The short answer:
The U.S.A used to be a nation of farmers.
The long answer:
Congress chose November because the harvest was over and the weather wouldn't be bad enough to prevent people from traveling. As for Tuesday, people used to have to travel overnight to their polling location. (In 1845, horse was the preferred method of transport.) In an effort to avoid religious days of rest, Congress chose Tuesday, leaving Monday and Wednesday as travel days.
Tuesday was voting (and horse-resting) day.
My conclusion:
So the Federal Reserve & Treasury Secretary has harvested all the financial gains from the world stock markets by giving misleading news and now washing their hands for the handover to a new President elect.Hence the tremendous harvest they have garnered in the Evil month of October are now in their coffers for an early retirement plan.That's their financial planning.
Whereas in the stock market jungle Tuesday is a day of high volatily and big swing before the market find its exact direction in the Mid-Week(Wednesday).I have noted this in the index futures all this while presumably an international standard set by those rogue funds swarming around the glode."Birds of all feathers flock together"
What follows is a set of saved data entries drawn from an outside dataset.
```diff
@@ -513,6 +621,13 @@
   double* staged = (double*)ws;
   const int per = tiles / G;
   const int g = stage_blocks(per);
+  if (tiles <= FUSED_MAX_ROWS) {
+    hipLaunchKernelGGL(bn_finalize_fused_kernel, dim3(64 / (FZ_NC / 2), chunks), dim3(1024), 0, as_stream(stream), stats_partial, per, g,
+                       (double)count, gamma, beta, eps, momentum, 1, running_mean, running_var, bnp, (float*)nullptr, G,
+                       num_batches_tracked);
+    SRLZ_LAUNCHED();
+    return 0;
+  }
   hipLaunchKernelGGL(reduce_rows_kernel<float>, dim3(g, chunks * G), dim3(256), 0, as_stream(stream), stats_partial, per, staged);
   SRLZ_LAUNCHED();
   hipLaunchKernelGGL(bn_finalize_kernel, dim3(chunks), dim3(1024), 0, as_stream(stream), (const double*)staged, g, (double)count,
@@ -651,7 +766,6 @@
 static int pool_bwd_sums(const float* y, const float* bnp, const uint8_t* argmax, const float* dpooled, const float* pooled,
                          float* sums, float* dgamma, float* dbeta, void* ws, const srlz_pool_desc* d, hipStream_t st) {
   double* partial = (double*)ws;
-  double* staged = partial + RED_BLOCKS * 128;
   const int G = norm_groups(d->groups), npg = d->n / G;
   int nb = npg * d->hp;
   if (nb > RED_BLOCKS / G) nb = RED_BLOCKS / G;
@@ -660,9 +774,8 @@
   SRLZ_LAUNCHED();
   int sg = stage_blocks(nb);
   if (sg > STAGE_ROWS / G) sg = STAGE_ROWS / G;
-  hipLaunchKernelGGL(reduce_rows_kernel<double>, dim3(sg, G), dim3(256), 0, st, (const double*)partial, nb, staged);
-  SRLZ_LAUNCHED();
-  hipLaunchKernelGGL(bn_bwd_finalize, dim3(1), dim3(1024), 0, st, (const double*)staged, sg, sums, dgamma, dbeta, G);
+  hipLaunchKernelGGL(bn_bwd_finalize_fused<double>, dim3(128 / FZ_NC), dim3(1024), 0, st, (const double*)partial, nb, sg, sums, dgamma,
+                     dbeta, G);
   SRLZ_LAUNCHED();
   return 0;
 }
@@ -726,7 +839,6 @@
   SRLZ_REQUIRE(G >= 1 && G <= MAX_GROUPS && pixels % G == 0, SRLZ_ERR_BAD_DESC, "bn_relu_bwd: %lld positions do not split into %d groups",
                pixels, G);
   double* partial = (double*)ws;
-  double* staged = partial + RED_BLOCKS * 128;
   const long long ppg = pixels / G;
   int nb = (int)((ppg + 15) / 16);
   if (nb > RED_BLOCKS / G) nb = RED_BLOCKS / G;
@@ -734,9 +846,8 @@
   SRLZ_LAUNCHED();
   int sg = stage_blocks(nb);
   if (sg > STAGE_ROWS / G) sg = STAGE_ROWS / G;
-  hipLaunchKernelGGL(reduce_rows_kernel<double>, dim3(sg, G), dim3(256), 0, st, (const double*)partial, nb, staged);
-  SRLZ_LAUNCHED();
-  hipLaunchKernelGGL(bn_bwd_finalize, dim3(1), dim3(1024), 0, st, (const double*)staged, sg, sums, dgamma, dbeta, G);
+  hipLaunchKernelGGL(bn_bwd_finalize_fused<double>, dim3(128 / FZ_NC), dim3(1024), 0, st, (const double*)partial, nb, sg, sums, dgamma,
+                     dbeta, G);
   SRLZ_LAUNCHED();
   return 0;
 }
@@ -752,6 +863,11 @@
   double* staged = (double*)ws;
   const int per = n_partials / G;
   const int g = stage_blocks(per);
+  if (n_partials <= FUSED_MAX_ROWS) {
+    hipLaunchKernelGGL(bn_bwd_finalize_fused<float>, dim3(128 / FZ_NC), dim3(1024), 0, st, partial, per, g, sums, dgamma, dbeta, G);
+    SRLZ_LAUNCHED();
+    return 0;
+  }
   hipLaunchKernelGGL(reduce_rows_kernel<float>, dim3(g, G), dim3(256), 0, st, partial, per, staged);
   SRLZ_LAUNCHED();
   hipLaunchKernelGGL(bn_bwd_finalize, dim3(1), dim3(1024), 0, st, (const double*)staged, g, sums, dgamma, dbeta, G);
```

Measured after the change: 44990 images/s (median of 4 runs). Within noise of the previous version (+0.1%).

Tracking the Dow on Tuesday 04/11/08 (US PRESIDENTIAL ELECTION DAY)
9:30am:--Hefty 180.0 points gap-up.
Credit markets continue to show improvements. Interbank dollar lending, known as Libor, declined across all terms and the TED Spread is down 20 basis points to 2.22%.
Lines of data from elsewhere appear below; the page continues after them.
static WsLayout ws_layout(const dunet_plan* p, int B) {
  WsLayout L;
  size_t off = 0;
  const size_t pm = is_prec(p) ? 2 : 1, pme = enc_prec(p) ? 2 : 1;
  auto take = [&](size_t bytes) { size_t o = off; off += (bytes + 255) / 256 * 256; return o; };
  auto act_m = [&](int ch, int lvl, size_t m) -> size_t { return (size_t)(m * (size_t)B * ch * (size_t)p->V[lvl] * sizeof(bf16)); };
  auto act = [&](int ch, int lvl) -> size_t { return act_m(ch, lvl, pm); };
  L.in_pack = take(act_m(p->in_pad, 0, std::max(pm, pme)));
  size_t raw_max = 0, part_max = 0, ss_max = 0, split_max = 0;
  auto upd = [&](const ConvW& c, int lvl) {
    raw_max = std::max(raw_max, act_m(c.coutp, lvl, c.split ? 2 : 1));
    const ConvPlan g = conv_plan(p, c, lvl, true);
    const size_t planes = (size_t)B * (c.coutp / 8);
    part_max = std::max(part_max, planes * std::max(g.tiles, 160) * 16 * sizeof(float));
    ss_max = std::max(ss_max, planes * 16 * sizeof(float));
    if (g.ksplit > 1) split_max = std::max(split_max, (size_t)g.ksplit * B * c.coutp * (size_t)p->V[lvl] * sizeof(float));
  };
  for (int l = 0; l < 5; ++l) { upd(p->enc[l].a, l); upd(p->enc[l].b, l); upd(p->den[l].a, l); upd(p->den[l].b, l); }
  for (int l = 4; l >= 1; --l) { upd(p->upc[l].a, l - 1); upd(p->upc[l].b, l - 1); }
  L.raw = take(raw_max);
  L.mid = take(raw_max);
  L.partial = take(part_max);
  L.ss = take(ss_max);
  L.splitk = take(split_max);
  L.affine = take(ss_max);
  const int CP = p->C <= 8 ? 8 : (p->C <= 16 ? 16 : 32);
  L.x_t = take((size_t)B * CP * p->V[0] * sizeof(float));
  L.acc = take((size_t)B * CP * p->V[0] * sizeof(float));
  L.image = take((size_t)B * p->cfg.in_channels * p->V[0] * sizeof(float));
  for (int l = 0; l < 5; ++l) {
    L.emb[l] = take(act(p->fp[l], l));
    L.x[l] = take(act(p->fp[l], l));
    L.epool[l] = l ? take(act_m(p->fp[l - 1], l, pme)) : 0;
    L.dpool[l] = l ? take(act(p->fp[l - 1], l)) : 0;
    L.up[l] = l ? take(act(p->upp[l], l - 1)) : 0;
    L.u[l] = l ? take(act(p->uoutp[l], l - 1)) : 0;
  }
  L.total = off;
  return L;
}

static long long* g_conv_dbg = nullptr;
static int g_conv_dbg_count = 0;

#define DUNET_TC_KERNELS_H(X, H)                                                                  \
  X((conv3d_tc_kernel<32, 64, CONV_ZT, MODE_CONV3, H>), (ConvTc<32, 64, CONV_ZT, MODE_CONV3>::SMEM_BYTES))     \
  X((conv3d_tc_kernel<32, 128, CONV_ZT, MODE_CONV3, H>), (ConvTc<32, 128, CONV_ZT, MODE_CONV3>::SMEM_BYTES))   \
  X((conv3d_tc_kernel<64, 64, 2, MODE_CONV3, H>), (ConvTc<64, 64, 2, MODE_CONV3>::SMEM_BYTES))                 \
  X((conv3d_tc_kernel<64, 128, 2, MODE_CONV3, H>), (ConvTc<64, 128, 2, MODE_CONV3>::SMEM_BYTES))               \
  X((conv3d_tc_kernel<64, 64, CONV_ZT, MODE_CONV3, H>), (ConvTc<64, 64, CONV_ZT, MODE_CONV3>::SMEM_BYTES))     \
  X((conv3d_tc_kernel<64, 128, CONV_ZT, MODE_CONV3, H>), (ConvTc<64, 128, CONV_ZT, MODE_CONV3>::SMEM_BYTES))   \
  X((conv3d_tc_kernel<64, 128, 2, MODE_DECONV2, H>), (ConvTc<64, 128, 2, MODE_DECONV2>::SMEM_BYTES))           \
  X((conv3d_tc64_kernel<32, CONV_ZT, false, H>), (ConvTc64<32, CONV_ZT>::SMEM_BYTES))                          \
  X((conv3d_tc64_kernel<32, CONV_ZT, true, H>), (ConvTc64<32, CONV_ZT>::SMEM_BYTES))                           \
  X((conv3d_tc64_kernel<64, CONV_ZT, false, H>), (ConvTc64<64, CONV_ZT>::SMEM_BYTES))                          \
  X((conv3d_tc64_kernel<64, CONV_ZT, true, H>), (ConvTc64<64, CONV_ZT>::SMEM_BYTES))                           \
  X((deconv2_tc_kernel<1, 2, H>), (DeconvTc<1, 2>::SMEM_BYTES))                                                \
  X((deconv2_tc_kernel<2, 2, H>), (DeconvTc<2, 2>::SMEM_BYTES))                                                \
  X((conv3d_flat_kernel<1, H>), FLAT_SMEM_MAX)                                                                 \
  X((conv3d_flat_kernel<2, H>), FLAT_SMEM_MAX)                                                                 \
  X((conv3d_flat_kernel<3, H>), FLAT_SMEM_MAX)                                                                 \
  X((conv3d_flat_kernel<4, H>), FLAT_SMEM_MAX)                                                                 \
  X((conv3d_flat_kernel<6, H>), FLAT_SMEM_MAX)

static std::mutex g_dev_mu;
static std::unordered_map<int, int> g_dev_sms;
static int dev_prepare(int* sms_out) {
  int dev = 0;
  CUDA_TRY(cudaGetDevice(&dev));
  std::lock_guard<std::mutex> lock(g_dev_mu);
  auto it = g_dev_sms.find(dev);
  if (it == g_dev_sms.end()) {
    int sms = 0;
    CUDA_TRY(cudaDeviceGetAttribute(&sms, cudaDevAttrMultiProcessorCount, dev));
#define DUNET_SET_SMEM(K, BYTES) CUDA_TRY(cudaFuncSetAttribute(K, cudaFuncAttributeMaxDynamicSharedMemorySize, BYTES));
    DUNET_TC_KERNELS_H(DUNET_SET_SMEM, false)
    DUNET_TC_KERNELS_H(DUNET_SET_SMEM, true)
#undef DUNET_SET_SMEM
    it = g_dev_sms.emplace(dev, sms).first;
  }
  if (sms_out) *sms_out = it->second;
  return 0;
}

template <int CB_CH, int N_TILE, int ZT, int MODE, bool H>
static int launch_conv_tc(const dunet_plan* p, const CUtensorMap (&t)[4], const ConvTcArgs& a, cudaStream_t st, int conv_tag = PROF_CONV) {
  using Cfg = ConvTc<CB_CH, N_TILE, ZT, MODE>;
  auto kern = conv3d_tc_kernel<CB_CH, N_TILE, ZT, MODE, H>;
  const long long items = (long long)a.tiles_x * a.tiles_y * a.tiles_z * a.n_tiles * a.ksplit * a.batch;
  const long long grid = std::min<long long>(items, (long long)p->num_sms);
  TRY(prof_begin(conv_tag, st));
  launch_k(kern, dim3((unsigned)grid), dim3(CONV_TC_THREADS), Cfg::SMEM_BYTES, st, t[0], t[1], t[2], t[3], a);
  LAUNCH_CHECK();
  TRY(prof_end(st));
  return 0;
}

template <int CB_CH, bool FUSE, bool H>
static int launch_conv_tc64(const dunet_plan* p, const CUtensorMap (&t)[4], const ConvTc64Args& a, unsigned* grid_out, cudaStream_t st,
                            int conv_tag = PROF_CONV) {
  using Cfg = ConvTc64<CB_CH, CONV_ZT>;
  auto kern = conv3d_tc64_kernel<CB_CH, CONV_ZT, FUSE, H>;
  const long long tiles = (long long)a.tiles_x * a.tiles_y * a.tiles_z * a.batch;
  const unsigned grid = (unsigned)std::min<long long>(tiles, p->num_sms);
  *grid_out = grid;
  TRY(prof_begin(conv_tag, st));
  launch_k(kern, dim3(grid), dim3(FUSE ? Cfg::THREADS_FUSED : CONV_THREADS), Cfg::SMEM_BYTES, st, t[0], t[1], t[2], t[3], a);
  LAUNCH_CHECK();
  TRY(prof_end(st));
  return 0;
}

static int launch_flat(const dunet_plan* p, const CUtensorMap (&t)[4], ConvFlatArgs f, const FlatGeom& g, bool h, int tag, cudaStream_t st) {
  f.hx = g.hx; f.ty = g.ty; f.tiles_y = g.tiles_y; f.tiles_z = g.tiles_z;
  f.npos = g.npos; f.lbo = g.lbo; f.a_slots = g.a_slots; f.w_slots = g.w_slots;
  const long long items = (long long)f.tiles_y * f.tiles_z * f.n_tiles * f.ksplit * f.batch;
  const unsigned grid = (unsigned)std::min<long long>(items, p->num_sms);
  TRY(prof_begin(tag, st));
  DUNET_FMT(h, {
    switch (g.zt) {
      case 1: launch_k(conv3d_flat_kernel<1, HF>, dim3(grid), dim3(FLAT_THREADS), (size_t)g.smem, st, t[0], t[1], t[2], t[3], f); break;
      case 2: launch_k(conv3d_flat_kernel<2, HF>, dim3(grid), dim3(FLAT_THREADS), (size_t)g.smem, st, t[0], t[1], t[2], t[3], f); break;
      case 3: launch_k(conv3d_flat_kernel<3, HF>, dim3(grid), dim3(FLAT_THREADS), (size_t)g.smem, st, t[0], t[1], t[2], t[3], f); break;
      case 4: launch_k(conv3d_flat_kernel<4, HF>, dim3(grid), dim3(FLAT_THREADS), (size_t)g.smem, st, t[0], t[1], t[2], t[3], f); break;
      default: launch_k(conv3d_flat_kernel<6, HF>, dim3(grid), dim3(FLAT_THREADS), (size_t)g.smem, st, t[0], t[1], t[2], t[3], f); break;
    }
  });
  LAUNCH_CHECK();
  TRY(prof_end(st));
  return 0;
}

static long long* conv_dbg_stamp() {
  static const int target = [] { const char* e = getenv("DUNET_DBG_LAUNCH"); return e ? atoi(e) : -1; }();
  long long* dbg = (g_conv_dbg && (target < 0 || g_conv_dbg_count == target)) ? g_conv_dbg : nullptr;
  if (g_conv_dbg) ++g_conv_dbg_count;
  return dbg;
}

static ConvSegs make_segs(int nb0, int chunks0, int nb1, int chunks1, bool prec) {
  ConvSegs sg;
  memset(&sg, 0, sizeof sg);
  auto add = [&](int tm, int nb, int chunks) {
    if (nb > 0) { sg.s[sg.n].tmap = tm; sg.s[sg.n].nblocks = nb; sg.s[sg.n].chunks = chunks; ++sg.n; sg.ncb += nb; }
  };
  add(0, nb0, chunks0); add(1, nb1, chunks1);
  if (prec) { add(2, nb0, chunks0); add(3, nb1, chunks1); add(0, nb0, chunks0); add(1, nb1, chunks1); }
  return sg;
}

struct FuseIn {
  const float* affine = nullptr;
  BiasRef bias;
};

10:30am:--Ascending soldiers.
September factory orders fell 2.5% month-over-month after dropping 4.3% in August. The results were worse than the 0.8% decline that was expected.
11:30am:--Bearish pullback.
Stocks and commodities rally to session highs while the dollar tumbles to session lows.Dallas Fed President Fisher, who has been an inflation hawk, said the market crisis has arrested inflation momentum.
12:30pm:--Bears in control.
In economic news, market participants shrugged off negative factory orders data.
1:30pm:--Shooting Stars.
Crude prices spike higher, now up 11.5% to $70.63 per barrel.
2:30pm:--Bearish engulfing.
Index is pulling back to MAV before another bullish rebound.
3:30pm:--The Saints came marching in.
Commodities rallied 5.3% as the dollar tumbled 1.8% against a basket of world currencies.
The Volatility Index, which is considered the "fear index", declined 11%.
4:00pm:--Hangman & shooting star.
Profit taking might pursue.
The 52 weeks bear pivot is been penetrated and the indicies are aiming for the 52 weeks MAV but along the way obstacles on economic factors will seep in again.